Similarly, the cooler weather gives the grapevines a chance to recuperate and gather energy for their next push. The weather looks like it will warm up next week, not to any noteworthy level, but back into the 90s. Then things will get back on track.
One thing I'm going to be keeping my eyes on is yields. We're starting to get signals, mostly from our Patelin growers, that certain varieties are coming in much lighter than people expected. This seems to be particularly true with whites, although given that whites are mostly ready before reds, it's possible we'll see that reds will end up lower too. On our own property, it seems like Syrah, Grenache, and Grenache Blanc have pretty healthy yields out there. Viognier and Vermentino definitely look light. Roussanne, Counoise, and Mourvedre seem average to a bit below. But given that we haven't finished picking anything off our estate yet, it's hard to have the full picture. But I think we can conclude that our hopes of a truly plentiful vintage aren't going to come to pass.

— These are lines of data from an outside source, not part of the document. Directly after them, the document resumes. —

template <int ITEMS>
__device__ __forceinline__ void nabo_list_append(const IcpDev& b, PairState* st, size_t so, int base, int ns, uint32_t nabo_failed, int lane) {
  static_assert(ITEMS <= 32, "one bit per round");
  if (!__ballot(nabo_failed != 0u)) return;
  unsigned long long cls2 = 0;
#pragma unroll
  for (int it = 0; it < ITEMS; ++it) {
    const int i = base + it * kNnThreads + (int)threadIdx.x;
    const uint32_t w = (nabo_failed >> it) & 1u ? (uint32_t)b.nabo_work[so + min(i, ns - 1)] : 0u;
    cls2 |= (unsigned long long)nabo_class(w) << (2 * it);
  }
  uint32_t tot[4] = {0, 0, 0, 0};
  const unsigned long long lt = (1ull << lane) - 1ull;
  auto class_masks = [&](int it, unsigned long long* m) {
    const bool f = (nabo_failed >> it) & 1u;
    const uint32_t c = (uint32_t)(cls2 >> (2 * it)) & 3u;
    const unsigned long long fm = __ballot(f), b0 = __ballot(f && (c & 1u)), b1 = __ballot(f && (c & 2u));
    m[0] = fm & ~b0 & ~b1; m[1] = fm & b0 & ~b1; m[2] = fm & ~b0 & b1; m[3] = fm & b0 & b1;
    return fm;
  };
#pragma unroll
  for (int it = 0; it < ITEMS; ++it) {
    unsigned long long m[4];
    if (!class_masks(it, m)) continue;
#pragma unroll
    for (int c = 0; c < 4; ++c) tot[c] += (uint32_t)__popcll(m[c]);
  }
  uint32_t basepos[4];
#pragma unroll
  for (int c = 0; c < 4; ++c) {
    uint32_t v = 0;
    if (lane == 0 && tot[c]) v = atomicAdd(&st->nabo_count[c], tot[c]);
    basepos[c] = (uint32_t)__builtin_amdgcn_readlane((int)v, 0);
  }
#pragma unroll
  for (int it = 0; it < ITEMS; ++it) {
    unsigned long long m[4];
    if (!class_masks(it, m)) continue;
    const uint32_t c = (uint32_t)(cls2 >> (2 * it)) & 3u;
    if ((nabo_failed >> it) & 1u) {
      const unsigned long long mine = c == 0 ? m[0] : (c == 1 ? m[1] : (c == 2 ? m[2] : m[3]));
      const uint32_t bp = c == 0 ? basepos[0] : (c == 1 ? basepos[1] : (c == 2 ? basepos[2] : basepos[3]));
      *nabo_list_slot(b, so, (int)c, bp + (uint32_t)__popcll(mine & lt)) = base + it * kNnThreads + (int)threadIdx.x;
    }
#pragma unroll
    for (int c2 = 0; c2 < 4; ++c2) basepos[c2] += (uint32_t)__popcll(m[c2]);
  }
}

template <int ITEMS, bool NABO = false>
__global__ __launch_bounds__(kNnThreads) void nn_certify(IcpDev b, int nblk) {
  int pair, blk;
  if (!xcd_block(nblk, b.npairs, b.pair_base, pair, blk)) return;
  PairState* st = &b.state[pair];
  if (st->done) return;
  const int ns = st->ns;
  const int base = blk * (kNnThreads * ITEMS);
  if (base >= ns) return;
  double Mc[12];
#pragma unroll
  for (int k = 0; k < 12; ++k) Mc[k] = st->M[k];
  const Pot pot = {(float)st->pot_a, (float)st->pot_b, 0.f, 0.f};
  __shared__ uint32_t s_hist[kHistBins];
  for (int k = threadIdx.x; k < kHistBins; k += kNnThreads) s_hist[k] = 0;
  __syncthreads();
  const int lane = threadIdx.x & 63;
  const size_t so = (size_t)pair * b.ns_cap;
  const float4* __restrict__ tq = b.tq + (size_t)pair * b.nt_cap;
  const float r_need = 0.9f * sqrtf(st->rcap2);
  uint32_t min_lb = 0xffffffffu;
  uint32_t nabo_failed = 0;
  int ic = min(base + (int)threadIdx.x, ns - 1);
  float4 s_1 = ld_src(b, so + ic);
  float l_1 = ld_lb(b, so + ic);
  int j_1 = b.idx[so + ic];
  ic = min(base + kNnThreads + (int)threadIdx.x, ns - 1);
  float4 s_2 = ld_src(b, so + ic);
  float l_2 = ld_lb(b, so + ic);
  int j_2 = b.idx[so + ic];
  float4 t_1 = tq[max(j_1, 0)];
  for (int it = 0; it < ITEMS; ++it) {
    const int i = base + it * kNnThreads + threadIdx.x;
    bool hard = false, fail = false;
    const float4 s = s_1;
    const float l = l_1;
    const int j = j_1;
    const float4 t = t_1;
    s_1 = s_2; l_1 = l_2; j_1 = j_2;
    if (it + 1 < ITEMS) t_1 = tq[max(j_1, 0)];
    if (it + 2 < ITEMS) {
      ic = min(i + 2 * kNnThreads, ns - 1);
      s_2 = ld_src(b, so + ic);
      l_2 = ld_lb(b, so + ic);
      j_2 = b.idx[so + ic];
    }
    if (i < ns) {
      double px, py, pz;
      transform_point(Mc, s, px, py, pz);
      const float qx = (float)px, qy = (float)py, qz = (float)pz;
      const float Lp = bound_now(l, pot_at(pot, norm3(s.x, s.y, s.z)));
      fail = true;
      if (NABO) {
        const float Pn = pot_at(pot, norm3(s.x, s.y, s.z));
        if (isfinite(qx) && isfinite(qy) && isfinite(qz) && l > 0.f && j >= 0 &&
            l - Pn - 4.0e-7f * (l + Pn) - 1.3e-7f * (fabsf(qx) + fabsf(qy) + fabsf(qz)) > 0.f) {
          const float d1 = dist2(t, qx, qy, qz);
          b.d2[so + i] = d1;
          atomicAdd(&s_hist[__float_as_uint(d1) >> kHistShift], 1u);
          fail = false;
        }
      } else if (isfinite(qx) && isfinite(qy) && isfinite(qz) && Lp > 0.f) {
        if (l > 0.f && j >= 0) {
          const float d1 = dist2(t, qx, qy, qz);
          if (d1 < Lp * Lp) {
            b.d2[so + i] = d1;
            atomicAdd(&s_hist[__float_as_uint(d1) >> kHistShift], 1u);
            fail = false;
          }
        } else if (l < 0.f && Lp >= r_need) {
          const float lb2 = Lp * Lp;
          b.d2[so + i] = lb2;
          atomicAdd(&s_hist[__float_as_uint(lb2) >> kHistShift], 1u);
          min_lb = min(min_lb, __float_as_uint(lb2));
          hard = true;
          fail = false;
        }
      }
    }
    const unsigned long long dm = __ballot(fail);
    if (NABO) {
      if (fail) nabo_failed |= 1u << it;
    } else if (dm) {
      uint32_t basepos = 0;
      if (lane == 0) basepos = atomicAdd(&st->deferred_count, (uint32_t)__popcll(dm));
      basepos = (uint32_t)__builtin_amdgcn_readlane((int)basepos, 0);
      if (fail) b.dlist[so + basepos + __popcll(dm & ((1ull << lane) - 1ull))] = i;
    }
    const unsigned long long hm = __ballot(hard);
    if (hm) {
      uint32_t basepos = 0;
      if (lane == 0) basepos = atomicAdd(&st->hard_count, (uint32_t)__popcll(hm));
      basepos = (uint32_t)__builtin_amdgcn_readlane((int)basepos, 0);
      if (hard) b.hlist[so + basepos + __popcll(hm & ((1ull << lane) - 1ull))] = i;
    }
  }
  if (NABO) nabo_list_append<ITEMS>(b, st, so, base, ns, nabo_failed, lane);
#pragma unroll
  for (int off = 32; off > 0; off >>= 1) min_lb = min(min_lb, (uint32_t)__shfl_xor((int)min_lb, off, 64));
  if (lane == 0 && min_lb != 0xffffffffu) atomicMin(&st->min_lb_key, min_lb);
  __syncthreads();
  uint32_t* gh = b.hist + (size_t)pair * kHistBins;
  for (int k = threadIdx.x; k < kHistBins; k += kNnThreads) {
    const uint32_t v = s_hist[k];
    if (v) atomicAdd(&gh[k], v);
  }
}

Look for more details in our next harvest update.
Meanwhile, I'm going to leave you with one more photo, taken by Vineyard Manager Jordy Lonborg at 4am yesterday. That's the nearly-full moon behind some high clouds, with the stacks of empty picking bins in the foreground. I'm not sure I can remember a more atmospheric harvest photo. There are moments of beauty every day out here. At this time of year, most nights, too.